> [Your assignment]
Word for word, transcribe the data below from the line with "mixed_step_asm_a(f2& V32, double&" to the line with "v[120:121], v[122:123], %[one]", keeping both of those lines.

Saved data entries:
-=-=-
inline bool loop_geom_fwd(int B, int Th, int D, int A, int C, int K, int CP, int &CL, LoopGeom &g, size_t &smem) {
  CL = pick_cl(B, Th);
  const int CPP = round4(CP);
  for (;;) {
    loop_geom_common(Th, D, C, K, CL, g);
    const size_t floats = (size_t)g.tloc_max * (A + D) + g.App + g.CKp + (size_t)A * (CP + 1) +
                          round4(kKQ * g.tloc_max * CP) + (size_t)g.tloc_max * CPP + 2 * (size_t)g.Thp +
                          round4(g.tloc_max) + round4(2 * g.tloc_max) + 2 * kLW + (size_t)kLP * g.Dp +
                          2 * (size_t)kLMaxCL * g.Dp + 4 * kLMaxCL;
    smem = 128 + sizeof(float) * floats;
    if (smem <= 226 * 1024) return true;
    if (CL >= kLMaxCL || B * CL * 2 > num_sms()) return false;
    CL *= 2;
  }
}

inline bool loop_geom_bwd(int B, int Th, int D, int A, int C, int K, int CP, int dpl2, int &CL, LoopGeom &g,
                          size_t &smem) {
  CL = pick_cl(B, Th);
  const int CPP = round4(CP);
  const int nkg = (K + kKG - 1) / kKG;
  if (A + C * nkg > kLT) return false;
  for (;;) {
    loop_geom_common(Th, D, C, K, CL, g);
    const int nchx_max = (g.tloc_max + kLP - 1) / kLP, nche_max = (g.tloc_max + kLW - 1) / kLW;
    g.col_enc = 4 * nchx_max * (A / 64);
    g.ncols = g.col_enc + 4 * nche_max * dpl2;
    const size_t scr = (size_t)A * (CP + 1) > (size_t)round4(kKQ * CP * g.tloc_max) ? (size_t)A * (CP + 1)
                                                                                   : (size_t)round4(kKQ * CP * g.tloc_max);
    const size_t floats = (size_t)g.tloc_max * A + 2 * (size_t)CP * g.App + g.App + g.CKp + (size_t)g.tloc_max * CPP +
                          4 * (size_t)round4(g.tloc_max) + 2 * (size_t)g.tloc_max * 16 + (size_t)kLW * (A / 2) + scr +
                          2 * (size_t)kLMaxCL * A + 2 * kLMaxCL;
    smem = 128 + sizeof(float) * floats;
    if (smem <= 226 * 1024 && g.ncols <= 512) return true;
    if (CL >= kLMaxCL || B * CL * 2 > num_sms()) return false;
    CL *= 2;
  }
}

template <typename Kern, typename Params>
int launch_loop(Kern kern, const Params &prm, int B, int CL, size_t smem, cudaStream_t st) {
  int rc0 = ensure_smem(reinterpret_cast<const void *>(kern), smem);
  if (rc0 != RE2E_OK) return rc0;
  cudaLaunchConfig_t cfg{};
  cfg.gridDim = dim3((unsigned)(B * CL));
  cfg.blockDim = dim3((unsigned)kLT);
  cfg.dynamicSmemBytes = smem;
  cfg.stream = st;
  cudaLaunchAttribute attr[2];
// ... 10 lines not shown
  return e == cudaSuccess ? RE2E_OK : (int)e;
}

#define LOOP_DISPATCH(NAME, APLV, CPV, ...)                                             \
  switch (APLV) {                                                                       \
    case 1: rc = (CPV) == 10 ? NAME<1, 10> __VA_ARGS__ : NAME<1, 16> __VA_ARGS__; break; \
    case 2: rc = (CPV) == 10 ? NAME<2, 10> __VA_ARGS__ : NAME<2, 16> __VA_ARGS__; break; \
    case 4: rc = (CPV) == 10 ? NAME<4, 10> __VA_ARGS__ : NAME<4, 16> __VA_ARGS__; break; \
    case 5: rc = (CPV) == 10 ? NAME<5, 10> __VA_ARGS__ : NAME<5, 16> __VA_ARGS__; break; \
    case 8: rc = (CPV) == 10 ? NAME<8, 10> __VA_ARGS__ : NAME<8, 16> __VA_ARGS__; break; \
    default: rc = RE2E_E_UNSUPPORTED;                                                   \
  }

template <int APL, int CP>
int run_loop_fwd(const LoopFwdParams &prm, int CL, size_t smem, cudaStream_t st) {
  if (prm.D == prm.A) return launch_loop(attloc_loop_fwd_kernel<APL, CP, APL>, prm, prm.B, CL, smem, st);
  return launch_loop(attloc_loop_fwd_kernel<APL, CP, 8>, prm, prm.B, CL, smem, st);
}
template <int APL, int CP>
int run_loop_bwd(const LoopBwdParams &prm, int CL, size_t smem, cudaStream_t st) {
  if (prm.D == prm.A) return launch_loop(attloc_loop_bwd_kernel<APL, CP, 2 * APL>, prm, prm.B, CL, smem, st);
  return launch_loop(attloc_loop_bwd_kernel<APL, CP, 16>, prm, prm.B, CL, smem, st);
}

}
}
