struct MixedConsts {
  f2 p0, p1, p2, p5, rc_v0, tsab, rc_ab, one, gap2, vmask, tvm;
  float c1e3;
  double dt, ramp, L, rc_L, rc_ms, len_b, len_next, zero;
  unsigned long long last_mask;
};
__device__ __forceinline__ void mixed_step_asm_a(f2& V32, double& XA, double& XB, double& VA, double& VB, f2& H, f2& DVL,
                                                 f2& OV, const MixedConsts& c) {
  unsigned long long sa, sb;
  asm volatile(
      "v_cmp_nlt_f32_e64 %[sa], |v140|, %[c1e3]\n"
      "v_cmp_nlt_f32_e64 %[sb], |v141|, %[c1e3]\n"
      "v_pk_mul_f32 v[124:125], v[112:113], v[142:143]\n"
      "v_pk_mul_f32 v[126:127], v[124:125], %[rcab]\n"
      "v_pk_fma_f32 v[130:131], v[126:127], %[tsab], v[124:125] neg_lo:[1,0,0] neg_hi:[1,0,0]\n"
      "v_pk_fma_f32 v[126:127], v[130:131], %[rcab], v[126:127]\n"
      "v_cndmask_b32_e64 v120, %[c1e3], v140, %[sa]\n"
      "v_cndmask_b32_e64 v121, %[c1e3], v141, %[sb]\n"
      "v_pk_mul_f32 v[124:125], v[112:113], %[rcv0]\n"
      "v_rcp_f32_e32 v122, v120\n"
      "v_rcp_f32_e32 v123, v121\n"
      "v_pk_fma_f32 v[130:131], v[124:125], %[p0], v[112:113] neg_lo:[1,0,0] neg_hi:[1,0,0]\n"
      "v_pk_fma_f32 v[124:125], v[130:131], %[rcv0], v[124:125]\n"
      "v_pk_mul_f32 v[130:131], v[112:113], %[p1]\n"
      "v_pk_add_f32 v[130:131], v[130:131], v[126:127]\n"
      "v_pk_fma_f32 v[126:127], v[120:121], v[122:123], %[one] neg_lo:[1,0,0] neg_hi:[1,0,0]\n"
      "v_max_f32_e32 v130, 0, v130\n"
      "v_max_f32_e32 v131, 0, v131\n"
      "v_pk_fma_f32 v[122:123], v[126:127], v[122:123], v[122:123]\n"
      "v_pk_add_f32 v[130:131], %[p5], v[130:131]\n"
      "v_pk_mul_f32 v[124:125], v[124:125], v[124:125]\n"
// ... 3 lines not shown
      "v_pk_add_f32 v[124:125], %[one], v[124:125] neg_lo:[0,1] neg_hi:[0,1]\n"
      "v_pk_fma_f32 v[126:127], v[132:133], v[122:123], v[126:127]\n"
      "v_pk_fma_f32 v[132:133], v[120:121], v[126:127], v[130:131] neg_lo:[1,0,0] neg_hi:[1,0,0]\n"
      "v_pk_fma_f32 v[126:127], v[132:133], v[122:123], v[126:127]\n"
      "v_pk_mul_f32 v[126:127], v[126:127], v[126:127]\n"
      "v_pk_add_f32 v[124:125], v[124:125], v[126:127] neg_lo:[0,1] neg_hi:[0,1]\n"
      "v_pk_mul_f32 v[124:125], %[p2], v[124:125]\n"
      "v_cvt_f64_f32_e32 v[130:131], v124\n"
      "v_cvt_f64_f32_e32 v[132:133], v125\n"
      "v_mul_f64 v[130:131], v[130:131], %[dt]\n"
      "v_mul_f64 v[132:133], v[132:133], %[dt]\n"
      "v_add_f64 v[130:131], v[118:119], v[130:131]\n"
      "v_add_f64 v[132:133], v[138:139], v[132:133]\n"
      "v_max_f64 v[130:131], v[130:131], %[zero]\n"
      "v_max_f64 v[132:133], v[132:133], %[zero]\n"
      "v_add_f64 v[130:131], v[130:131], -v[118:119]\n"
      "v_add_f64 v[132:133], v[132:133], -v[138:139]\n"
      "v_mul_f64 v[130:131], v[130:131], %[ramp]\n"
      "v_mul_f64 v[132:133], v[132:133], %[ramp]\n"
      "v_add_f64 v[118:119], v[118:119], v[130:131]\n"
      "v_add_f64 v[138:139], v[138:139], v[132:133]\n"
      "v_mul_f64 v[130:131], v[118:119], %[dt]\n"
      "v_mul_f64 v[132:133], v[138:139], %[dt]\n"
      "v_add_f64 v[130:131], v[114:115], v[130:131]\n"
      "v_add_f64 v[132:133], v[116:117], v[132:133]\n"
      "v_add_f64 v[134:135], v[130:131], -%[L]\n"
      "v_add_f64 v[136:137], v[132:133], -%[L]\n"
      "v_cvt_f32_f64_e32 v112, v[118:119]\n"
      "v_cvt_f32_f64_e32 v113, v[138:139]\n"
      "v_cmp_gt_i32_e64 %[sa], 0, v135\n"
      "v_cmp_gt_i32_e64 %[sb], 0, v137\n"
      "v_mul_f64 v[120:121], v[118:119], %[rcms]\n"
      "v_mul_f64 v[122:123], v[138:139], %[rcms]\n"
      "v_cndmask_b32_e64 v114, v134, v130, %[sa]\n"
      "v_cndmask_b32_e64 v115, v135, v131, %[sa]\n"
      "v_cndmask_b32_e64 v116, v136, v132, %[sb]\n"
      "v_cndmask_b32_e64 v117, v137, v133, %[sb]\n"
      "v_cvt_f32_f64_e32 v128, v[120:121]\n"
      "v_cvt_f32_f64_e32 v129, v[122:123]\n"
      : "+{v[112:113]}"(V32), "+{v[114:115]}"(XA), "+{v[116:117]}"(XB), "+{v[118:119]}"(VA), "+{v[138:139]}"(VB),
        "+{v[140:141]}"(H), "+{v[142:143]}"(DVL), "={v[128:129]}"(OV), [sa] "=&s"(sa), [sb] "=&s"(sb)
      : [c1e3] "v"(c.c1e3), [rcab] "v"(c.rc_ab), [tsab] "v"(c.tsab), [rcv0] "v"(c.rc_v0), [p0] "v"(c.p0),
        [p1] "v"(c.p1), [p2] "v"(c.p2), [p5] "v"(c.p5), [one] "v"(c.one), [dt] "v"(c.dt), [ramp] "v"(c.ramp),
        [L] "v"(c.L), [rcms] "v"(c.rc_ms), [zero] "v"(c.zero)
      : "v120", "v121", "v122", "v123", "v124", "v125", "v126", "v127", "v130", "v131", "v132", "v133", "v134",
        "v135", "v136", "v137");
}
struct MixedSumoConsts { double fl0a, fl0b, adta, adtb, ddta, ddtb; };
__device__ __forceinline__ void mixed_step_asm_a_sm(f2& V32, double& XA, double& XB, double& VA, double& VB, f2& H,
                                                    f2& DVL, f2& OV, const MixedConsts& c, const SumoPair& m,
                                                    const MixedSumoConsts& d) {
  unsigned long long sa, sb;
  asm volatile(
      "v_cmp_nlt_f32_e64 %[sa], |v140|, %[c1e3]\n"
      "v_cmp_nlt_f32_e64 %[sb], |v141|, %[c1e3]\n"
      "v_pk_mul_f32 v[124:125], v[112:113], v[142:143]\n"
      "v_pk_mul_f32 v[126:127], v[124:125], %[rcab]\n"
      "v_pk_mul_f32 v[150:151], v[124:125], %[rcts]\n"
      "v_pk_fma_f32 v[130:131], v[126:127], %[tsab], v[124:125] neg_lo:[1,0,0] neg_hi:[1,0,0]\n"
      "v_pk_fma_f32 v[152:153], v[150:151], %[ts], v[124:125] neg_lo:[1,0,0] neg_hi:[1,0,0]\n"
      "v_pk_fma_f32 v[126:127], v[130:131], %[rcab], v[126:127]\n"
      "v_pk_fma_f32 v[150:151], v[152:153], %[rcts], v[150:151]\n"
      "v_cndmask_b32_e64 v120, %[c1e3], v140, %[sa]\n"
      "v_cndmask_b32_e64 v121, %[c1e3], v141, %[sb]\n"
      "v_max_f32_e32 v146, v140, %[c1e3]\n"
      "v_max_f32_e32 v147, v141, %[c1e3]\n"
      "v_pk_mul_f32 v[124:125], v[112:113], %[rcv0]\n"
      "v_rcp_f32_e32 v122, v120\n"
      "v_rcp_f32_e32 v123, v121\n"
      "v_rcp_f32_e32 v148, v146\n"
      "v_rcp_f32_e32 v149, v147\n"
      "v_pk_fma_f32 v[130:131], v[124:125], %[p0], v[112:113] neg_lo:[1,0,0] neg_hi:[1,0,0]\n"
      "v_pk_mul_f32 v[154:155], v[112:113], %[rcsm]\n"
      "v_pk_fma_f32 v[124:125], v[130:131], %[rcv0], v[124:125]\n"
// ... 49 lines not shown
      "v_add_f64 v[136:137], v[138:139], v[136:137]\n"
      "v_max_f64 v[130:131], v[130:131], %[zero]\n"
      "v_max_f64 v[132:133], v[132:133], %[zero]\n"
      "v_max_f64 v[134:135], v[134:135], %[fl0a]\n"
      "v_max_f64 v[136:137], v[136:137], %[fl0b]\n"
      "v_add_f64 v[130:131], v[130:131], -v[118:119]\n"
      "v_add_f64 v[132:133], v[132:133], -v[138:139]\n"
      "v_mul_f64 v[130:131], v[130:131], %[ramp]\n"
      "v_mul_f64 v[132:133], v[132:133], %[ramp]\n"
      "v_add_f64 v[130:131], v[118:119], v[130:131]\n"
      "v_add_f64 v[132:133], v[138:139], v[132:133]\n"
      "v_min_f64 v[130:131], v[130:131], v[134:135]\n"
      "v_min_f64 v[132:133], v[132:133], v[136:137]\n"
      "v_add_f64 v[134:135], v[118:119], %[adta]\n"
      "v_add_f64 v[136:137], v[138:139], %[adtb]\n"
      "v_min_f64 v[130:131], v[130:131], v[134:135]\n"
      "v_min_f64 v[132:133], v[132:133], v[136:137]\n"
      "v_add_f64 v[134:135], v[118:119], -%[ddta]\n"
      "v_add_f64 v[136:137], v[138:139], -%[ddtb]\n"
      "v_max_f64 v[118:119], v[130:131], v[134:135]\n"
      "v_max_f64 v[138:139], v[132:133], v[136:137]\n"
      "v_mul_f64 v[130:131], v[118:119], %[dt]\n"
      "v_mul_f64 v[132:133], v[138:139], %[dt]\n"
      "v_add_f64 v[130:131], v[114:115], v[130:131]\n"
      "v_add_f64 v[132:133], v[116:117], v[132:133]\n"
      "v_add_f64 v[134:135], v[130:131], -%[L]\n"
      "v_add_f64 v[136:137], v[132:133], -%[L]\n"
      "v_cvt_f32_f64_e32 v112, v[118:119]\n"
      "v_cvt_f32_f64_e32 v113, v[138:139]\n"
      "v_cmp_gt_i32_e64 %[sa], 0, v135\n"
      "v_cmp_gt_i32_e64 %[sb], 0, v137\n"
      "v_mul_f64 v[120:121], v[118:119], %[rcms]\n"
      "v_mul_f64 v[122:123], v[138:139], %[rcms]\n"
      "v_cndmask_b32_e64 v114, v134, v130, %[sa]\n"
      "v_cndmask_b32_e64 v115, v135, v131, %[sa]\n"
      "v_cndmask_b32_e64 v116, v136, v132, %[sb]\n"
      "v_cndmask_b32_e64 v117, v137, v133, %[sb]\n"
      "v_cvt_f32_f64_e32 v128, v[120:121]\n"
      "v_cvt_f32_f64_e32 v129, v[122:123]\n"
      : "+{v[112:113]}"(V32), "+{v[114:115]}"(XA), "+{v[116:117]}"(XB), "+{v[118:119]}"(VA), "+{v[138:139]}"(VB),
        "+{v[140:141]}"(H), "+{v[142:143]}"(DVL), "={v[128:129]}"(OV), [sa] "=&s"(sa), [sb] "=&s"(sb)
      : [c1e3] "v"(c.c1e3), [rcab] "v"(c.rc_ab), [tsab] "v"(c.tsab), [rcv0] "v"(c.rc_v0), [p0] "v"(c.p0),
        [p1] "v"(c.p1), [p2] "v"(c.p2), [p5] "v"(c.p5), [one] "v"(c.one), [dt] "v"(c.dt), [ramp] "v"(c.ramp),
        [L] "v"(c.L), [rcms] "v"(c.rc_ms), [zero] "v"(c.zero), [rcts] "v"(m.rc_ts), [ts] "v"(m.ts),
        [rcsm] "v"(m.rc_smax), [smax] "v"(m.smax), [tau] "v"(m.tau), [mgap] "v"(m.min_gap), [maxa] "v"(m.maxa),
        [fl0a] "v"(d.fl0a), [fl0b] "v"(d.fl0b), [adta] "v"(d.adta), [adtb] "v"(d.adtb), [ddta] "v"(d.ddta),
        [ddtb] "v"(d.ddtb)
      : "v120", "v121", "v122", "v123", "v124", "v125", "v126", "v127", "v130", "v131", "v132", "v133", "v134",
        "v135", "v136", "v137", "v146", "v147", "v148", "v149", "v150", "v151", "v152", "v153", "v154", "v155");
}
__device__ __forceinline__ void mixed_step_asm_b(f2& V32, double& XA, double& XB, f2& H, f2& DVL, f2& OX,
                                                 unsigned& crash_bits, float& sq, const MixedConsts& c) {
  unsigned long long sa, sb;
  asm volatile(
      "v_sub_f32_e32 v142, v112, v113\n"
      "v_subrev_f32_dpp v143, v112, v113 row_shl:1 row_mask:0xf bank_mask:0xf bound_ctrl:1\n"
      "v_subrev_f32_dpp v124, v112, v113 row_newbcast:0 row_mask:0xf bank_mask:0xf\n"
      "v_mov_b32_dpp v130, v114 row_shl:1 row_mask:0xf bank_mask:0xf bound_ctrl:1\n"
      "v_mov_b32_dpp v131, v115 row_shl:1 row_mask:0xf bank_mask:0xf bound_ctrl:1\n"
      "v_mov_b32_dpp v132, v114 row_newbcast:0 row_mask:0xf bank_mask:0xf\n"
      "v_mov_b32_dpp v133, v115 row_newbcast:0 row_mask:0xf bank_mask:0xf\n"
      "v_cndmask_b32_e64 v143, v143, v124, %[last]\n"
      "v_cndmask_b32_e64 v130, v130, v132, %[last]\n"
      "v_cndmask_b32_e64 v131, v131, v133, %[last]\n"
      "v_mul_f64 v[120:121], v[114:115], %[rcL]\n"
      "v_mul_f64 v[122:123], v[116:117], %[rcL]\n"
      "v_add_f64 v[134:135], v[116:117], -v[114:115]\n"
      "v_add_f64 v[136:137], v[130:131], -v[116:117]\n"
      "v_cvt_f32_f64_e32 v144, v[120:121]\n"
      "v_cvt_f32_f64_e32 v145, v[122:123]\n"
      "v_add_f64 v[130:131], v[134:135], %[L]\n"
      "v_add_f64 v[132:133], v[136:137], %[L]\n"
      "v_cmp_gt_i32_e64 %[sa], 0, v135\n"
      "v_cmp_gt_i32_e64 %[sb], 0, v137\n"
      "v_pk_fma_f32 v[124:125], v[112:113], %[vmask], %[tvm]\n"
      "v_pk_mul_f32 v[124:125], v[124:125], v[124:125]\n"
      "v_cndmask_b32_e64 v134, v134, v130, %[sa]\n"
      "v_cndmask_b32_e64 v135, v135, v131, %[sa]\n"
      "v_cndmask_b32_e64 v136, v136, v132, %[sb]\n"
      "v_cndmask_b32_e64 v137, v137, v133, %[sb]\n"
      "v_add_f32_e32 %[sq], v124, v125\n"
      "v_add_f64 v[134:135], v[134:135], -%[lenb]\n"
      "v_add_f64 v[136:137], v[136:137], -%[lennext]\n"
      "v_cvt_f32_f64_e32 v140, v[134:135]\n"
      "v_cvt_f32_f64_e32 v141, v[136:137]\n"
      "v_pk_add_f32 v[126:127], v[140:141], %[gap2] neg_lo:[0,1] neg_hi:[0,1]\n"
      "v_min_f32_e32 v126, v126, v127\n"
      "v_alignbit_b32 %[cb], %[cb], v126, 31\n"
      : "+{v[112:113]}"(V32), "+{v[114:115]}"(XA), "+{v[116:117]}"(XB), "+{v[140:141]}"(H), "+{v[142:143]}"(DVL),
        "={v[144:145]}"(OX), [cb] "+v"(crash_bits), [sq] "=&v"(sq), [sa] "=&s"(sa), [sb] "=&s"(sb)
      : [L] "v"(c.L), [rcL] "v"(c.rc_L), [gap2] "v"(c.gap2), [vmask] "v"(c.vmask), [tvm] "v"(c.tvm),
        [lenb] "v"(c.len_b), [lennext] "v"(c.len_next), [last] "s"(c.last_mask)
      : "v120", "v121", "v122", "v123", "v124", "v125", "v126", "v127", "v130", "v131", "v132", "v133", "v134",
        "v135", "v136", "v137");
}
-=-=-
> [Answer]
__device__ __forceinline__ void mixed_step_asm_a(f2& V32, double& XA, double& XB, double& VA, double& VB, f2& H, f2& DVL,
                                                 f2& OV, const MixedConsts& c) {
  unsigned long long sa, sb;
  asm volatile(
      "v_cmp_nlt_f32_e64 %[sa], |v140|, %[c1e3]\n"
      "v_cmp_nlt_f32_e64 %[sb], |v141|, %[c1e3]\n"
      "v_pk_mul_f32 v[124:125], v[112:113], v[142:143]\n"
      "v_pk_mul_f32 v[126:127], v[124:125], %[rcab]\n"
      "v_pk_fma_f32 v[130:131], v[126:127], %[tsab], v[124:125] neg_lo:[1,0,0] neg_hi:[1,0,0]\n"
      "v_pk_fma_f32 v[126:127], v[130:131], %[rcab], v[126:127]\n"
      "v_cndmask_b32_e64 v120, %[c1e3], v140, %[sa]\n"
      "v_cndmask_b32_e64 v121, %[c1e3], v141, %[sb]\n"
      "v_pk_mul_f32 v[124:125], v[112:113], %[rcv0]\n"
      "v_rcp_f32_e32 v122, v120\n"
      "v_rcp_f32_e32 v123, v121\n"
      "v_pk_fma_f32 v[130:131], v[124:125], %[p0], v[112:113] neg_lo:[1,0,0] neg_hi:[1,0,0]\n"
      "v_pk_fma_f32 v[124:125], v[130:131], %[rcv0], v[124:125]\n"
      "v_pk_mul_f32 v[130:131], v[112:113], %[p1]\n"
      "v_pk_add_f32 v[130:131], v[130:131], v[126:127]\n"
      "v_pk_fma_f32 v[126:127], v[120:121], v[122:123], %[one] neg_lo:[1,0,0] neg_hi:[1,0,0]\n"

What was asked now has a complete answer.